What you need to do
The response should contain only those lines of the entries below that include the string "blocks".
======== Material for the task ========
__device__ __forceinline__ void valid_mask_body(int i, int N, int H, int TT, const uint8_t* __restrict__ pad, uint32_t* __restrict__ vmask) {
  if (i >= N) return;
  uint32_t m = 0;
  uint8_t v[32];
#pragma unroll
  for (int t = 0; t < 32; ++t) v[t] = pad[int64_t(i) * TT + (t < H ? t : H - 1)];
#pragma unroll
  for (int t = 0; t < 32; ++t) m |= uint32_t(t < H && !v[t]) << t;
  vmask[i] = m;
}
__device__ __forceinline__ void time_major_body(int blk, int N, int H, int TT, const float* __restrict__ pos,
                                                const float* __restrict__ x, float2* __restrict__ pos_t, float2* __restrict__ x_t) {
  float2 pv[4], xv[4];
  int ii[4], tt[4];
#pragma unroll
  for (int u = 0; u < 4; ++u) {
    const int idx = (blk * 4 + u) * 256 + int(threadIdx.x);
    const bool live = idx < N * H;
    ii[u] = live ? idx / H : -1;
    tt[u] = live ? idx - ii[u] * H : 0;
    pv[u] = live ? reinterpret_cast<const float2*>(pos)[int64_t(ii[u]) * TT + tt[u]] : float2{0.f, 0.f};
    xv[u] = live ? reinterpret_cast<const float2*>(x)[int64_t(ii[u]) * H + tt[u]] : float2{0.f, 0.f};
  }
#pragma unroll
  for (int u = 0; u < 4; ++u)
    if (ii[u] >= 0) {
      pos_t[int64_t(tt[u]) * N + ii[u]] = pv[u];
      x_t[int64_t(tt[u]) * N + ii[u]] = xv[u];
    }
}

__device__ __forceinline__ void lane_feat_body(int l, int L, int P, const float* __restrict__ lp, const float* __restrict__ pad,
                                               float* __restrict__ feat) {
  if (l >= L) return;
  float len = 0.f;
  for (int j0 = 0; j0 < P; j0 += 8) {
    float pv[8];
#pragma unroll
    for (int u = 0; u < 8; ++u) pv[u] = pad[int64_t(l) * P + (j0 + u < P ? j0 + u : P - 1)];
#pragma unroll
    for (int u = 0; u < 8; ++u)
      if (j0 + u < P) len += 1.0f - pv[u];
  }
  int last = int(len - 1.0f);
  if (last < 0) last += P;
  feat[2 * l] = lp[(int64_t(l) * P + last) * 2] - lp[int64_t(l) * P * 2];
  feat[2 * l + 1] = lp[(int64_t(l) * P + last) * 2 + 1] - lp[int64_t(l) * P * 2 + 1];
}

__device__ __forceinline__ void block_scan_two(const int32_t* __restrict__ in0, int32_t* __restrict__ out0, const int32_t* __restrict__ in1,
                                               int32_t* __restrict__ out1, int n) {
  __shared__ int32_t s_w[2][4];
  __shared__ int32_t s_carry[2];
  constexpr int PT = 32;
  const int t = threadIdx.x, lane = t & 63, wv = t >> 6;
  if (t < 2) s_carry[t] = 0;
  __syncthreads();
  const CoherentI32 c0(in0), c1(in1);
  for (int base = 0; base < n; base += 256 * PT) {
    int32_t v[2][PT], sum[2] = {0, 0};
#pragma unroll
    for (int c = 0; c < PT; ++c) {
      const int i = base + PT * t + c;
      v[0][c] = i < n ? c0[i] : 0;
      v[1][c] = i < n ? c1[i] : 0;
    }
#pragma unroll
    for (int c = 0; c < PT; ++c) {
      sum[0] += v[0][c];
      sum[1] += v[1][c];
    }
    int32_t inc[2] = {sum[0], sum[1]};
#pragma unroll
    for (int d = 1; d < 64; d <<= 1) {
      const int32_t o0 = __shfl_up(inc[0], d), o1 = __shfl_up(inc[1], d);
      if (lane >= d) { inc[0] += o0; inc[1] += o1; }
    }
    if (lane == 63) { s_w[0][wv] = inc[0]; s_w[1][wv] = inc[1]; }
    __syncthreads();
#pragma unroll
    for (int a = 0; a < 2; ++a) {
      int32_t run = s_carry[a] + inc[a] - sum[a];
      for (int w = 0; w < wv; ++w) run += s_w[a][w];
      int32_t* out = a ? out1 : out0;
#pragma unroll
      for (int c = 0; c < PT; ++c) {
        const int i = base + PT * t + c;
        if (i < n) out[i] = run;
        run += v[a][c];
      }
    }
    __syncthreads();
    if (t < 2) s_carry[t] += s_w[t][0] + s_w[t][1] + s_w[t][2] + s_w[t][3];
    __syncthreads();
  }
}

struct FirstPassArgs {
  int N, A, H, TT, L, P, E, Ea, b0, b1, b2, b3, b4, b5, blocks;
  const int64_t *edge_index, *lane_actor_index, *agent_index, *batch, *source;
  const uint8_t *bos, *pad;
  const float *x, *pos, *lane_pos, *lane_pad;
  int32_t *deg, *la_deg, *rowptr, *la_rowptr, *orig, *eos, *pick_slot;
  uint8_t* nus;
  float *x_fake, *lane_feat;
  float2 *pos_t, *x_t;
  uint32_t* vmask;
  unsigned int* done;
  NoiseArg na;
};
__global__ __launch_bounds__(256) void k_prep_first(const FirstPassArgs a) {
  const int blk = blockIdx.x, i = threadIdx.x;
  if (blk < a.b0) degree_body(blk, a.edge_index, a.E, a.deg);
  else if (blk < a.b1) degree_body(blk - a.b0, a.lane_actor_index, a.Ea, a.la_deg);
  else if (blk < a.b2) ext_nodes_body((blk - a.b1) * 256 + i, a.N, a.A, a.H, a.agent_index, a.batch, a.source, a.bos, a.orig, a.nus, a.eos, a.pick_slot);
  else if (blk < a.b3) fake_x_body((blk - a.b2) * 256 + i, a.A, a.H, a.x, a.agent_index, a.na, a.x_fake);
  else if (blk < a.b4) valid_mask_body((blk - a.b3) * 256 + i, a.N, a.H, a.TT, a.pad, a.vmask);
  else if (blk < a.b5) time_major_body(blk - a.b4, a.N, a.H, a.TT, a.pos, a.x, a.pos_t, a.x_t);
  else lane_feat_body((blk - a.b5) * 256 + i, a.L, a.P, a.lane_pos, a.lane_pad, a.lane_feat);
  if (!last_block_done(a.done, unsigned(a.blocks))) return;
  block_scan_two(a.deg, a.rowptr, a.la_deg, a.la_rowptr, a.N + 1);
}

__global__ __launch_bounds__(256) void k_row_sort2(int N, int nb_a, int nb_l, const int32_t* __restrict__ rowptr, int32_t* __restrict__ csr_src,
                                                   int32_t* __restrict__ csr_dst, const uint32_t* __restrict__ vmask, int tref, int E,
                                                   uint8_t* __restrict__ flags_g, const int32_t* __restrict__ la_rowptr,
                                                   int64_t* __restrict__ la_pack, int32_t* __restrict__ la_eid, int32_t* __restrict__ la_actor,
                                                   const float* __restrict__ vec, float radius, int Ea, uint8_t* __restrict__ flags_la) {
  __shared__ int64_t buf[4096];
  const int blk = blockIdx.x;
  if (blk == 0 && threadIdx.x == 0) {
    flags_g[E] = 0;
    flags_la[Ea] = 0;
  }
  if (blk < nb_a) {
    if (E <= 0) return;
    auto emit = [&](int p, int32_t sender, int row) { flags_g[p] = uint8_t((vmask[sender] >> tref) & (vmask[row] >> tref) & 1u); };
    row_sort_part<int32_t>(blk, nb_a, rowptr, N, csr_src, nullptr, csr_dst, reinterpret_cast<int32_t*>(buf), emit);
  } else {
    if (Ea <= 0) return;
    auto emit = [&](int p, int64_t packed, int row) {
      (void)row;
      const int64_t e = packed & 0xFFFFFFFFll;
      flags_la[p] = uint8_t(sqrtf(norm2_sq(vec[2 * e], vec[2 * e + 1])) < radius);
    };
    row_sort_part<int64_t>(blk - nb_a, nb_l, la_rowptr, N, la_pack, la_eid, la_actor, buf, emit);
  }
}
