__device__ __forceinline__ void wg_fence() { asm volatile("wgmma.fence.sync.aligned;" ::: "memory"); }
__device__ __forceinline__ void wg_commit() { asm volatile("wgmma.commit_group.sync.aligned;" ::: "memory"); }
template <int kPending>
__device__ __forceinline__ void wg_wait() { asm volatile("wgmma.wait_group.sync.aligned %0;" ::"n"(kPending) : "memory"); }
template <int kRegs>
__device__ __forceinline__ void wg_fence_regs(float* d) {
#pragma unroll
    for (int i = 0; i < kRegs; ++i) asm volatile("" : "+f"(d[i])::"memory");
}

template <int N, bool kBF16>
__device__ __forceinline__ void wgmma_m64k16(float* d, uint64_t a, uint64_t b, uint32_t acc, int tnsp);

template <>
__device__ __forceinline__ void wgmma_m64k16<16, false>(float* d, uint64_t a, uint64_t b, uint32_t acc, int tnsp) {
    if (tnsp)
        asm volatile("{\n.reg .pred p;\nsetp.ne.b32 p, %10, 0;\n"
                     "wgmma.mma_async.sync.aligned.m64n16k16.f32.f16.f16 {%0,%1,%2,%3,%4,%5,%6,%7}, %8, %9, p, 1, 1, 1, 1;\n}"
                     : "+f"(d[0]), "+f"(d[1]), "+f"(d[2]), "+f"(d[3]), "+f"(d[4]), "+f"(d[5]), "+f"(d[6]), "+f"(d[7])
                     : "l"(a), "l"(b), "r"(acc));
    else
        asm volatile("{\n.reg .pred p;\nsetp.ne.b32 p, %10, 0;\n"
                     "wgmma.mma_async.sync.aligned.m64n16k16.f32.f16.f16 {%0,%1,%2,%3,%4,%5,%6,%7}, %8, %9, p, 1, 1, 0, 0;\n}"
                     : "+f"(d[0]), "+f"(d[1]), "+f"(d[2]), "+f"(d[3]), "+f"(d[4]), "+f"(d[5]), "+f"(d[6]), "+f"(d[7])
                     : "l"(a), "l"(b), "r"(acc));
}

template <>
__device__ __forceinline__ void wgmma_m64k16<16, true>(float* d, uint64_t a, uint64_t b, uint32_t acc, int tnsp) {
    if (tnsp)
        asm volatile("{\n.reg .pred p;\nsetp.ne.b32 p, %10, 0;\n"
                     "wgmma.mma_async.sync.aligned.m64n16k16.f32.bf16.bf16 {%0,%1,%2,%3,%4,%5,%6,%7}, %8, %9, p, 1, 1, 1, 1;\n}"
                     : "+f"(d[0]), "+f"(d[1]), "+f"(d[2]), "+f"(d[3]), "+f"(d[4]), "+f"(d[5]), "+f"(d[6]), "+f"(d[7])
                     : "l"(a), "l"(b), "r"(acc));
    else
        asm volatile("{\n.reg .pred p;\nsetp.ne.b32 p, %10, 0;\n"
                     "wgmma.mma_async.sync.aligned.m64n16k16.f32.bf16.bf16 {%0,%1,%2,%3,%4,%5,%6,%7}, %8, %9, p, 1, 1, 0, 0;\n}"
                     : "+f"(d[0]), "+f"(d[1]), "+f"(d[2]), "+f"(d[3]), "+f"(d[4]), "+f"(d[5]), "+f"(d[6]), "+f"(d[7])
                     : "l"(a), "l"(b), "r"(acc));
}

template <>
__device__ __forceinline__ void wgmma_m64k16<32, false>(float* d, uint64_t a, uint64_t b, uint32_t acc, int tnsp) {
    if (tnsp)
        asm volatile("{\n.reg .pred p;\nsetp.ne.b32 p, %18, 0;\n"
                     "wgmma.mma_async.sync.aligned.m64n32k16.f32.f16.f16 {%0,%1,%2,%3,%4,%5,%6,%7,%8,%9,%10,%11,%12,%13,%14,%15}, %16, %17, p, 1, 1, 1, 1;\n}"
                     : "+f"(d[0]), "+f"(d[1]), "+f"(d[2]), "+f"(d[3]), "+f"(d[4]), "+f"(d[5]), "+f"(d[6]), "+f"(d[7]), "+f"(d[8]), "+f"(d[9]), "+f"(d[10]), "+f"(d[11]), "+f"(d[12]), "+f"(d[13]), "+f"(d[14]), "+f"(d[15])
                     : "l"(a), "l"(b), "r"(acc));
    else
        asm volatile("{\n.reg .pred p;\nsetp.ne.b32 p, %18, 0;\n"
                     "wgmma.mma_async.sync.aligned.m64n32k16.f32.f16.f16 {%0,%1,%2,%3,%4,%5,%6,%7,%8,%9,%10,%11,%12,%13,%14,%15}, %16, %17, p, 1, 1, 0, 0;\n}"
                     : "+f"(d[0]), "+f"(d[1]), "+f"(d[2]), "+f"(d[3]), "+f"(d[4]), "+f"(d[5]), "+f"(d[6]), "+f"(d[7]), "+f"(d[8]), "+f"(d[9]), "+f"(d[10]), "+f"(d[11]), "+f"(d[12]), "+f"(d[13]), "+f"(d[14]), "+f"(d[15])
                     : "l"(a), "l"(b), "r"(acc));
}

template <>
__device__ __forceinline__ void wgmma_m64k16<32, true>(float* d, uint64_t a, uint64_t b, uint32_t acc, int tnsp) {
    if (tnsp)
        asm volatile("{\n.reg .pred p;\nsetp.ne.b32 p, %18, 0;\n"
                     "wgmma.mma_async.sync.aligned.m64n32k16.f32.bf16.bf16 {%0,%1,%2,%3,%4,%5,%6,%7,%8,%9,%10,%11,%12,%13,%14,%15}, %16, %17, p, 1, 1, 1, 1;\n}"
                     : "+f"(d[0]), "+f"(d[1]), "+f"(d[2]), "+f"(d[3]), "+f"(d[4]), "+f"(d[5]), "+f"(d[6]), "+f"(d[7]), "+f"(d[8]), "+f"(d[9]), "+f"(d[10]), "+f"(d[11]), "+f"(d[12]), "+f"(d[13]), "+f"(d[14]), "+f"(d[15])
                     : "l"(a), "l"(b), "r"(acc));
    else
        asm volatile("{\n.reg .pred p;\nsetp.ne.b32 p, %18, 0;\n"
                     "wgmma.mma_async.sync.aligned.m64n32k16.f32.bf16.bf16 {%0,%1,%2,%3,%4,%5,%6,%7,%8,%9,%10,%11,%12,%13,%14,%15}, %16, %17, p, 1, 1, 0, 0;\n}"
                     : "+f"(d[0]), "+f"(d[1]), "+f"(d[2]), "+f"(d[3]), "+f"(d[4]), "+f"(d[5]), "+f"(d[6]), "+f"(d[7]), "+f"(d[8]), "+f"(d[9]), "+f"(d[10]), "+f"(d[11]), "+f"(d[12]), "+f"(d[13]), "+f"(d[14]), "+f"(d[15])
                     : "l"(a), "l"(b), "r"(acc));
}

template <>
__device__ __forceinline__ void wgmma_m64k16<64, false>(float* d, uint64_t a, uint64_t b, uint32_t acc, int tnsp) {
    if (tnsp)
        asm volatile("{\n.reg .pred p;\nsetp.ne.b32 p, %34, 0;\n"
                     "wgmma.mma_async.sync.aligned.m64n64k16.f32.f16.f16 {%0,%1,%2,%3,%4,%5,%6,%7,%8,%9,%10,%11,%12,%13,%14,%15,%16,%17,%18,%19,%20,%21,%22,%23,%24,%25,%26,%27,%28,%29,%30,%31}, %32, %33, p, 1, 1, 1, 1;\n}"
                     : "+f"(d[0]), "+f"(d[1]), "+f"(d[2]), "+f"(d[3]), "+f"(d[4]), "+f"(d[5]), "+f"(d[6]), "+f"(d[7]), "+f"(d[8]), "+f"(d[9]), "+f"(d[10]), "+f"(d[11]), "+f"(d[12]), "+f"(d[13]), "+f"(d[14]), "+f"(d[15]), "+f"(d[16]), "+f"(d[17]), "+f"(d[18]), "+f"(d[19]), "+f"(d[20]), "+f"(d[21]), "+f"(d[22]), "+f"(d[23]), "+f"(d[24]), "+f"(d[25]), "+f"(d[26]), "+f"(d[27]), "+f"(d[28]), "+f"(d[29]), "+f"(d[30]), "+f"(d[31])
                     : "l"(a), "l"(b), "r"(acc));
    else
        asm volatile("{\n.reg .pred p;\nsetp.ne.b32 p, %34, 0;\n"
                     "wgmma.mma_async.sync.aligned.m64n64k16.f32.f16.f16 {%0,%1,%2,%3,%4,%5,%6,%7,%8,%9,%10,%11,%12,%13,%14,%15,%16,%17,%18,%19,%20,%21,%22,%23,%24,%25,%26,%27,%28,%29,%30,%31}, %32, %33, p, 1, 1, 0, 0;\n}"
                     : "+f"(d[0]), "+f"(d[1]), "+f"(d[2]), "+f"(d[3]), "+f"(d[4]), "+f"(d[5]), "+f"(d[6]), "+f"(d[7]), "+f"(d[8]), "+f"(d[9]), "+f"(d[10]), "+f"(d[11]), "+f"(d[12]), "+f"(d[13]), "+f"(d[14]), "+f"(d[15]), "+f"(d[16]), "+f"(d[17]), "+f"(d[18]), "+f"(d[19]), "+f"(d[20]), "+f"(d[21]), "+f"(d[22]), "+f"(d[23]), "+f"(d[24]), "+f"(d[25]), "+f"(d[26]), "+f"(d[27]), "+f"(d[28]), "+f"(d[29]), "+f"(d[30]), "+f"(d[31])
                     : "l"(a), "l"(b), "r"(acc));
}

template <>
__device__ __forceinline__ void wgmma_m64k16<64, true>(float* d, uint64_t a, uint64_t b, uint32_t acc, int tnsp) {
    if (tnsp)
        asm volatile("{\n.reg .pred p;\nsetp.ne.b32 p, %34, 0;\n"
                     "wgmma.mma_async.sync.aligned.m64n64k16.f32.bf16.bf16 {%0,%1,%2,%3,%4,%5,%6,%7,%8,%9,%10,%11,%12,%13,%14,%15,%16,%17,%18,%19,%20,%21,%22,%23,%24,%25,%26,%27,%28,%29,%30,%31}, %32, %33, p, 1, 1, 1, 1;\n}"
                     : "+f"(d[0]), "+f"(d[1]), "+f"(d[2]), "+f"(d[3]), "+f"(d[4]), "+f"(d[5]), "+f"(d[6]), "+f"(d[7]), "+f"(d[8]), "+f"(d[9]), "+f"(d[10]), "+f"(d[11]), "+f"(d[12]), "+f"(d[13]), "+f"(d[14]), "+f"(d[15]), "+f"(d[16]), "+f"(d[17]), "+f"(d[18]), "+f"(d[19]), "+f"(d[20]), "+f"(d[21]), "+f"(d[22]), "+f"(d[23]), "+f"(d[24]), "+f"(d[25]), "+f"(d[26]), "+f"(d[27]), "+f"(d[28]), "+f"(d[29]), "+f"(d[30]), "+f"(d[31])
                     : "l"(a), "l"(b), "r"(acc));
    else
        asm volatile("{\n.reg .pred p;\nsetp.ne.b32 p, %34, 0;\n"
                     "wgmma.mma_async.sync.aligned.m64n64k16.f32.bf16.bf16 {%0,%1,%2,%3,%4,%5,%6,%7,%8,%9,%10,%11,%12,%13,%14,%15,%16,%17,%18,%19,%20,%21,%22,%23,%24,%25,%26,%27,%28,%29,%30,%31}, %32, %33, p, 1, 1, 0, 0;\n}"
                     : "+f"(d[0]), "+f"(d[1]), "+f"(d[2]), "+f"(d[3]), "+f"(d[4]), "+f"(d[5]), "+f"(d[6]), "+f"(d[7]), "+f"(d[8]), "+f"(d[9]), "+f"(d[10]), "+f"(d[11]), "+f"(d[12]), "+f"(d[13]), "+f"(d[14]), "+f"(d[15]), "+f"(d[16]), "+f"(d[17]), "+f"(d[18]), "+f"(d[19]), "+f"(d[20]), "+f"(d[21]), "+f"(d[22]), "+f"(d[23]), "+f"(d[24]), "+f"(d[25]), "+f"(d[26]), "+f"(d[27]), "+f"(d[28]), "+f"(d[29]), "+f"(d[30]), "+f"(d[31])
                     : "l"(a), "l"(b), "r"(acc));
}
========
Solution for this task
  int N, A, H, TT, L, P, E, Ea, b0, b1, b2, b3, b4, b5, blocks;
  if (!last_block_done(a.done, unsigned(a.blocks))) return;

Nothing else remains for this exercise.